3 Tips to Tame the Big Data Beast
It will come raw, naked and dirty. But before you clean, clothe and tame this beast, It would be a good idea to assess its value in domesticating it.
Big Data Junk Yard strategy lets you play around with big data in its natural form. The approach allows enough runway for technology to ramp up infrastructure and for business to find right use cases through data discovery. It’s easy, economical and quicker way to get on the big data band wagon.(See Big Data: Junk Yard to Gold Mine).
With that said, there is a need for some method to madness though. If you want your Big Data Junk Yard to be productive, some discipline is required to nurture and grow it so that you can start mining valuable gold soon enough. Here are the three recommended basic steps:
An Invisible Fence
It is important to draw a line in the sand. In my last blog, I strongly advocated for not investing too much time thinking about the use cases. However, that does not imply not investing any time at all and start hoarding every data set that’s available.
Aligning strategic business goals with the futuristic data needs will help defining the boundaries. This is also a great opportunity to engage business in the big data initiative. Start with a laundry list of data sources with some perceived value to business in next 3-5 years. Keep the list alive and agile but also use it as a guideline for your hoarding strategy. This will help you manage the mix and keep your junk yard from getting out of control.
Know your Junk
Keeping it organized and tagged will help save a tremendous amount of time and efforts for data scientists looking for those gold nuggets in the data junk yard. Keep all Chevys in one corner and Hondas in another. It will make that car mechanic scavenging for 1999 Chevy parts really happy. Start with a comprehensive tag list to mark your data and schemas. There are multiple technology options that you can find in the Hadoop eco-system that can help keeping the yard in order.
Ingest. Digest. Divest
Do not forget to spring clean. In order to enjoy the freedom of bringing home all new toys, we need to let go some old stuff that we know we will never play with again for sure. Hadoop may be a cheaper alternative to our traditional darling databases but it is still a finite resource.
It is recommended to form a joint governance group of business and technology stakeholders. The group can review the data discovery findings on a regular basis and can help align the big data strategy on what to ingest, what to digest and what to divest. This will be the first step of start refining the junk to get some gold.
Coming up next: How to sell Big Data Junk Yard Strategy to Business.
SAP Finance & Analytics Excellence Leader, Global SAP Center of Excellence, Business Transformation & Digital Technology at Cummins, Inc
9 年Thank you for this latest in the series, Ashu. I agree with the idea of keeping like things in like places. And the concept of having an active laundry list of data sources in line with strategic goals certainly can be a barometer for the data sources to simply leave out of the junk yard all together. Instilling a joint governance group is also appealing. Along with this, I would emphasize a mindset of stewardship for all teammates within the organization (caring for data on behalf of all who benefit from it) as well as designated data stewards in specific business areas. Engagement at the executive level is imperative for any governance initiative to have true life and teeth. Foster an understanding of the integrated nature of our data as well as ensuring standardization drives toward supporting integration. Just one other thought that I had while reading this latest offering revolved around the selection of a single high impact, low effort nugget of gold to prove the worth of the junkyard. Looking forward to your thoughts on that as previewed by the title of your next post.

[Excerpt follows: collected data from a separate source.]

+struct K4Foot {
+    uint2 t00, t10, t01, t11;
+    float wx, wy;
+};
+struct K4In {
+    uint4 g;
+    K4Foot l0, l1;
+    float4 n0, n1;
+    float4 sc;
+};
 template <bool WHOLE>
-RFX_DEV void k4_compose_body(const K4Args &A, const FrameDims &d) {
-    const int x = blockIdx.x * 64 + threadIdx.x;
-    const int y = A.y0 + blockIdx.y * 4 + threadIdx.y;
-    if (x >= d.W || y >= A.y1) return;
-    const float u = rfx_frag_u(d.uv, x, y), v = rfx_frag_v(d.uv, y);
-    const float *depthp = (const float *)A.depth.ptr;
-    const float depth = depthp[rfx_xy_index(d, A.depth.row0, A.depth.rows, x, y)];
+RFX_DEV K4Foot k4_foot_load(const TexView &t, const FrameDims &d, float u, float v) {
+    float cx, cy;
     {
-        const int qx0 = x & ~1, qx1 = x | 1, qy0 = y & ~1, qy1 = y | 1;
-        float dxa = depthp[rfx_xy_index(d, A.depth.row0, A.depth.rows, qx0, y)], dxb = depthp[rfx_xy_index(d, A.depth.row0, A.depth.rows, qx1, y)];
-        float dya = depthp[rfx_xy_index(d, A.depth.row0, A.depth.rows, x, qy0)], dyb = depthp[rfx_xy_index(d, A.depth.row0, A.depth.rows, x, qy1)];
-        if (depth == 1.0f && (fabsf(dxb - dxa) + fabsf(dyb - dya)) == 0.0f) {
-            if (A.rgb_out) {
-                const float4 keep = ((const float4 *)A.out.ptr)[(size_t)rfx_local_row(d, A.out.row0, A.out.rows, y) * d.W + x];
-                float *r = A.rgb_out + ((size_t)y * d.W + x) * 3;
-                r[0] = keep.x; r[1] = keep.y; r[2] = keep.z;
-            }
-            return;
-        }
-    }
-    const Material mat = rfx_get_material<true>(((const uint4 *)A.gbuffer.ptr)[rfx_xy_index(d, A.gbuffer.row0, A.gbuffer.rows, x, y)]);
+#pragma clang fp contract(off)
+        cx = u * d.fW;
+        cy = v * d.fH;
+    }
+    const LinearCoord lx = rfx_linear_coord_fast(cx, d.fW - 0.5f), ly = rfx_linear_coord_fast(cy, d.fH - 0.5f);
+    const int x1 = min(lx.i0 + 1, d.W - 1), y1 = min(ly.i0 + 1, d.H - 1);
+    const unsigned int r0 = (unsigned int)__mul24(rfx_view_row<WHOLE>(d, t, ly.i0), d.W), r1 = (unsigned int)__mul24(rfx_view_row<WHOLE>(d, t, y1), d.W);
+    K4Foot f;
+    f.t00 = rfx_gather<uint2>(t.ptr, r0 + lx.i0); f.t10 = rfx_gather<uint2>(t.ptr, r0 + x1);
+    f.t01 = rfx_gather<uint2>(t.ptr, r1 + lx.i0); f.t11 = rfx_gather<uint2>(t.ptr, r1 + x1);
+    f.wx = lx.w; f.wy = ly.w;
+    return f;
+}
+RFX_DEV float4 k4_foot_blend(const K4Foot &f) { return rfx_bilerp_half_rgba(f.t00, f.t10, f.t01, f.t11, f.wx, f.wy); }
+
+template <bool WHOLE>
+RFX_DEV void k4_load(const K4Args &A, const FrameDims &d, int x, int y, float u, float v, K4In &in) {
+    in.g = ((const uint4 *)A.gbuffer.ptr)[rfx_xy_index(d, A.gbuffer.row0, A.gbuffer.rows, x, y)];
+    if (A.p.giSource) {
+        const size_t gi = rfx_xy_index(d, A.gi0.row0, A.gi0.rows, x, y);
+        in.n0 = ((const float4 *)A.gi0.ptr)[gi];
+        if (A.p.inputType == 0) in.n1 = ((const float4 *)A.gi1.ptr)[gi];
+    } else {
+        in.l0 = k4_foot_load<WHOLE>(A.gi0, d, u, v);
+        if (A.p.inputType == 0) in.l1 = k4_foot_load<WHOLE>(A.gi1, d, u, v);
+    }
+    if (A.p.inputType == 2) in.sc = ((const float4 *)A.scene.ptr)[rfx_xy_index(d, A.scene.row0, A.scene.rows, x, y)];
+}
+RFX_DEV void k4_finish(const K4Args &A, const FrameDims &d, int x, int y, float u, float v, float depth, const K4In &in) {
+    const Material mat = rfx_get_material<true>(in.g);
     float4 dgi = make_float4(0.f, 0.f, 0.f, 0.f), sgi;
     if (A.p.giSource) {
-        const size_t gi = rfx_xy_index(d, A.gi0.row0, A.gi0.rows, x, y);
         if (A.p.inputType == 0) {
-            dgi = ((const float4 *)A.gi0.ptr)[gi];
-            sgi = ((const float4 *)A.gi1.ptr)[gi];
+            dgi = in.n0;
+            sgi = in.n1;
         } else {
-            sgi = ((const float4 *)A.gi0.ptr)[gi];
+            sgi = in.n0;
         }
     } else if (A.p.inputType == 0) {
-        dgi = rfx_fetch_h4_linear_fused<WHOLE>(A.gi0, d, u, v);
-        sgi = rfx_fetch_h4_linear_fused<WHOLE>(A.gi1, d, u, v);
+        dgi = k4_foot_blend(in.l0);
+        sgi = k4_foot_blend(in.l1);
     } else {
-        sgi = rfx_fetch_h4_linear_fused<WHOLE>(A.gi0, d, u, v);
+        sgi = k4_foot_blend(in.l0);
     }
     float3 scene = make_float3(0.f, 0.f, 0.f);
-    if (A.p.inputType == 2) {
-        const float4 sc = ((const float4 *)A.scene.ptr)[rfx_xy_index(d, A.scene.row0, A.scene.rows, x, y)];
-        scene = make_float3(sc.x, sc.y, sc.z);
-    }
+    if (A.p.inputType == 2) scene = make_float3(in.sc.x, in.sc.y, in.sc.z);
     const float4 o = k4_compose_texel(A.p, u, v, depth, mat, make_float3(dgi.x, dgi.y, dgi.z), make_float3(sgi.x, sgi.y, sgi.z), scene);
     ((float4 *)A.out.ptr)[(size_t)rfx_local_row(d, A.out.row0, A.out.rows, y) * d.W + x] = o;
     if (A.rgb_out) {
@@ -53,13 +71,50 @@
         r[0] = o.x; r[1] = o.y; r[2] = o.z;
     }
 }
+RFX_DEV void k4_keep(const K4Args &A, const FrameDims &d, int x, int y) {
+    if (!A.rgb_out) return;
+    const float4 keep = ((const float4 *)A.out.ptr)[(size_t)rfx_local_row(d, A.out.row0, A.out.rows, y) * d.W + x];
+    float *r = A.rgb_out + ((size_t)y * d.W + x) * 3;
+    r[0] = keep.x; r[1] = keep.y; r[2] = keep.z;
+}
+
+template <bool WHOLE>
+RFX_DEV unsigned int k4_compose_body(const K4Args &A, const FrameDims &d) {
+    const int x = blockIdx.x * 64 + threadIdx.x;
+    const int ya = (A.y0 & ~1) + blockIdx.y * 8 + 2 * threadIdx.y, yb = ya + 1;
+    const bool in_a = ya >= A.y0 && ya < A.y1, in_b = yb < A.y1;
+    if (x >= d.W || !(in_a | in_b)) return 0u;
+    const float *depthp = (const float *)A.depth.ptr;
+    const float da = depthp[rfx_xy_index(d, A.depth.row0, A.depth.rows, x, ya)], db = depthp[rfx_xy_index(d, A.depth.row0, A.depth.rows, x, yb)];
+    FrameDims d0 = d, d1 = d;
+    const float ua = rfx_frag_u(d.uv, x, ya), ub = rfx_frag_u(d.uv, x, yb), va = rfx_frag_v(d.uv, ya), vb = rfx_frag_v(d.uv, yb);
+    const bool partner = (x ^ 1) < d.W, odd = (x & 1) != 0;
+    const float sa = __shfl_xor(da, 1), sb = __shfl_xor(db, 1);
+    const float pa = partner ? sa : da, pb = partner ? sb : db;
+    const float fy = fabsf(db - da);
+    const bool keep_a = da == 1.0f && (fabsf(odd ? da - pa : pa - da) + fy) == 0.0f;
+    const bool keep_b = db == 1.0f && (fabsf(odd ? db - pb : pb - db) + fy) == 0.0f;
+    const bool draw_a = in_a && !keep_a, draw_b = in_b && !keep_b;
+    if (in_a && keep_a) k4_keep(A, d0, x, ya);
+    if (in_b && keep_b) k4_keep(A, d1, x, yb);
+    K4In ia, ib;
+    if (draw_a) {
+        k4_load<WHOLE>(A, d0, x, ya, ua, va, ia);
+        k4_finish(A, d0, x, ya, ua, va, da, ia);
+    }
+    if (draw_b) {
+        k4_load<WHOLE>(A, d1, x, yb, ub, vb, ib);
+        k4_finish(A, d1, x, yb, ub, vb, db, ib);
+    }
+    return (unsigned int)(in_a && d0.viol) + (unsigned int)(in_b && d1.viol);
+}
 
 template <bool WHOLE>
 __global__ __launch_bounds__(256) void k4_compose(K4Args A) {
     FrameDims d = A.dims;
     d.viol = 0;
-    k4_compose_body<WHOLE>(A, d);
-    rfx_flush_violations(d);
+    const unsigned int viol = k4_compose_body<WHOLE>(A, d);
+    if (viol && d.halo_violations) atomicAdd(d.halo_violations, viol);
 }
 
 __global__ __launch_bounds__(256) void k5_final_compose(K5Args A) {
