#if defined(__HIP_DEVICE_COMPILE__)
typedef __bf16 c64_bf16x2 __attribute__((ext_vector_type(2)));
typedef float c64_f32x2 __attribute__((ext_vector_type(2)));
__device__ __forceinline__ u32 c64_pack2(float a, float b) {
    const c64_f32x2 v = {a, b};
    return __builtin_bit_cast(u32, __builtin_convertvector(v, c64_bf16x2));
}
__device__ __forceinline__ float c64_max_with_lane_xor1(float v) {
    float r;
    asm("s_nop 1\n\tv_max_f32_dpp %0, %1, %1 quad_perm:[1,0,3,2] row_mask:0xf bank_mask:0xf" : "=v"(r) : "v"(v));
    return r;
}
typedef short c64_s16x2 __attribute__((ext_vector_type(2)));
typedef u32 c64_u32x2 __attribute__((ext_vector_type(2)));
__device__ __forceinline__ u32 c64_pkmax_i16(u32 a, u32 b) {
    return __builtin_bit_cast(u32, __builtin_elementwise_max(__builtin_bit_cast(c64_s16x2, a), __builtin_bit_cast(c64_s16x2, b)));
}
typedef u32 c64_u32x4 __attribute__((ext_vector_type(4)));
__device__ __forceinline__ void c64_store_runs(const u32 (&lo)[4], const u32 (&hi)[4], __amdgpu_buffer_rsrc_t ry, u32 voff, u32 soff) {
#pragma unroll
    for (int pr = 0; pr < 2; ++pr) {
        const auto sl = __builtin_amdgcn_permlane32_swap(lo[2 * pr], lo[2 * pr + 1], false, false);
        const auto sh = __builtin_amdgcn_permlane32_swap(hi[2 * pr], hi[2 * pr + 1], false, false);
        if (!(SSDHIP_C64_ABLATE & 1)) __builtin_amdgcn_raw_buffer_store_b128(c64_u32x4{sl[0], sh[0], sl[1], sh[1]}, ry, voff + pr * 32, soff, 0);
    }
}
__device__ __forceinline__ float c64_relu(float v) { return v <= 0.f ? 0.f : v; }

__device__ __forceinline__ void c64_bload(u32 voff, i32x4 rsrc, u32 lds_dst, u32 soff = 0) {
    u32 keep;
    asm volatile("s_mov_b32 %0, m0\n\ts_mov_b32 m0, %3\n\ts_nop 0\n\tbuffer_load_dwordx4 %1, %2, %4 offen lds\n\ts_mov_b32 m0, %0"
                 : "=&s"(keep) : "v"(voff), "s"(rsrc), "s"(lds_dst), "s"(soff) : "memory");
}

__device__ __forceinline__ u32 c64_load_u16(u32 voff, i32x4 rsrc, u32 soff) {
    u32 v;
    asm volatile("buffer_load_ushort %0, %1, %2, %3 offen" : "=v"(v) : "v"(voff), "s"(rsrc), "s"(soff) : "memory");
    return v;
}

__device__ __forceinline__ i32x4 c64_rsrc(const void* base, int num_records) {
    const unsigned long long a = (unsigned long long)(uintptr_t)base;
    i32x4 r;
    r.x = (int)(u32)a;
    r.y = (int)((u32)(a >> 32) & 0xffffu);
    r.z = num_records;
    r.w = 0x00020000;
    return r;
}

Director Enterprise Data & Analytics @ ATI specializing in data strategy & delivery
9 年Interesting perspective Ashu. I like the reserved approach early on yet still focusing on lineage, classification, context and standardisation/harmonization. More often than not the right amount of effort and patience is not given to the establishment of a business driven data governance program so i really appreciate you calling that out. Big Data and MDM are so similar when it comes to these foundational needs. Data is an asset and most will argue it's the most important corporate asset. As we build enterprise integrated solutions like MDM or a Hadoop data lake the success and ROI will come through the business and we should always integrate new capabilities into our existing data governance policies, procedures and consistent stewardship practices. One consistent place to manage, maintain and enrich master data, reference data or our enterprise standard Xmap. A data steward can map Race/ Ethnicity/Gender codes once and use it anywhere including Hana & Hadoop. Thanks for sharing!